- **SUPPLIED INFORMATION**
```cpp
int upr_batch_tick(upr_batch* h, const double* t, int t_stride, const double* x, double* x_out, double* u_out, double* stats_out) {
    UPR_ENTER(h);
    if (!t || !x || !x_out || !u_out) return fail("upr_batch_tick: null argument");
    if (h->vf_state) h->vf_state = 2;
    const upr_dims& d = h->d;
    const size_t B = (size_t)h->B, nx = (size_t)d.nx, nu = (size_t)d.nu, ndyn = upr_iface_dyn_width(h->P.n_dyn);
    if (eval_scratch(h)) return 1;
    const size_t Bt = (B + 1) & ~(size_t)1;
    const size_t n_in = Bt + B * nx + B * ndyn, n_out = B * nx + B * nu + B * UPR_NSTATS;
    if (!h->pin) {
        UPR_HIP(hipHostMalloc((void**)&h->pin, sizeof(double) * (n_in + n_out), hipHostMallocDefault));
    }
    double* pt = h->pin; double* px = pt + Bt; double* pd = px + B * nx;
    double* ox = h->pin + n_in; double* ou = ox + B * nx; double* os = ou + B * nu;
    instance_times(h->B, t, t_stride, pt);
    upr_iface_split(d.nx, h->P.n_dyn, x, B, px, ndyn ? pd : nullptr);
    if (ndyn) std::memcpy(h->hdyn0.data(), pd, sizeof(double) * B * ndyn);
    auto t0c = std::chrono::steady_clock::now();
    auto enqueue = [&]() -> int {
        UPR_HIP(hipMemcpyAsync(h->t0, pt, sizeof(double) * n_in, hipMemcpyHostToDevice, h->stream));
        if (advance_impl(h)) return 1;
        if (h->fb) hipLaunchKernelGGL(evaluate_policy_kernel, dim3(h->B), dim3(64), 0, h->stream, h->dP, d, h->B, h->tprev, h->xs_prev, h->us_prev, h->fb, h->t0, h->x0, h->ev_x, h->ev_u);
        else hipLaunchKernelGGL(evaluate_kernel, dim3(h->B), dim3(64), 0, h->stream, h->dP, d, h->B, h->tprev, h->xs_prev, h->us_prev, h->t0, 1, h->ev_x, h->ev_u);
        UPR_HIP(hipGetLastError());
        UPR_HIP(hipMemcpyAsync(ox, h->ev_x, sizeof(double) * (B * nx + B * nu), hipMemcpyDeviceToHost, h->stream));
        if (stats_out) UPR_HIP(hipMemcpyAsync(os, h->stats, sizeof(double) * B * UPR_NSTATS, hipMemcpyDeviceToHost, h->stream));
        return 0;
    };
    if (h->tick_graph_on < 0) { const char* e = getenv("UPR_TICK_GRAPH"); h->tick_graph_on = (e && atoi(e) == 0) ? 0 : 1; }
    const int sqp_now = h->sqp_iters_next > 0 ? h->sqp_iters_next : h->P.sqp_iters;
    unsigned long long sig = 1469598103934665603ull;
    for (unsigned long long v : {(unsigned long long)h->has_prev, (unsigned long long)h->guess_set, (unsigned long long)sqp_now, (unsigned long long)(h->order_on && h->order_valid),
                                 (unsigned long long)(h->fb != nullptr), (unsigned long long)h->qp.fb_fused, (unsigned long long)h->timing, (unsigned long long)(stats_out != nullptr),
                                 (unsigned long long)h->qp.structure, (unsigned long long)h->qp.source, (unsigned long long)h->qp.nt, (unsigned long long)(uintptr_t)h->pin,
                                 (unsigned long long)(uintptr_t)h->prof ,
                                 (unsigned long long)h->vf_track }) { sig ^= v; sig *= 1099511628211ull; }
    const bool steady = h->tick_graph_on && !h->timing && h->has_prev && !h->guess_set && h->sqp_iters_next == 0 && (!h->order_on || h->order_valid);
    if (steady && h->tick_exec && sig == h->tick_sig) {
        UPR_HIP(hipGraphLaunch(h->tick_exec, h->stream));
        h->hdyn_prev = h->hdyn0;
        if (h->vf_track && sqp_now > 0) { h->vf_state = 1; h->vf_tracked = true; }
        ++h->tick_replays;
    } else {
        if (h->tick_exec && sig != h->tick_sig) { (void)hipGraphExecDestroy(h->tick_exec); h->tick_exec = nullptr; h->tick_steady = 0; }
        h->tick_steady = (steady && sig == h->tick_sig) ? h->tick_steady + 1 : 0;
        h->tick_sig = sig;
        if (steady && h->tick_steady >= 2 && !h->tick_exec) {
            hipGraph_t g = nullptr;
            UPR_HIP(hipStreamBeginCapture(h->stream, hipStreamCaptureModeThreadLocal));
            const int rc = enqueue();
            const hipError_t ec = hipStreamEndCapture(h->stream, &g);
            if (rc || ec != hipSuccess || !g) { if (g) (void)hipGraphDestroy(g); h->tick_graph_on = 0; if (rc) return 1; if (enqueue()) return 1; }
            else {
                const hipError_t ei = hipGraphInstantiate(&h->tick_exec, g, nullptr, nullptr, 0);
                (void)hipGraphDestroy(g);
                if (ei != hipSuccess) { h->tick_exec = nullptr; h->tick_graph_on = 0; if (enqueue()) return 1; }
                else UPR_HIP(hipGraphLaunch(h->tick_exec, h->stream));
            }
        } else if (enqueue()) return 1;
    }
    UPR_HIP(hipStreamSynchronize(h->stream));
    h->last_ms = std::chrono::duration<double, std::milli>(std::chrono::steady_clock::now() - t0c).count();
    upr_iface_join(d.nx, h->P.n_dyn, ox, pd, B, x_out);
// ... 64 lines not shown
```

- **WHAT YOU SHOULD DO**
Show all lines in the records above that hold "hipGraphLaunch".

- **EXERCISE RESULT**
        UPR_HIP(hipGraphLaunch(h->tick_exec, h->stream));
                else UPR_HIP(hipGraphLaunch(h->tick_exec, h->stream));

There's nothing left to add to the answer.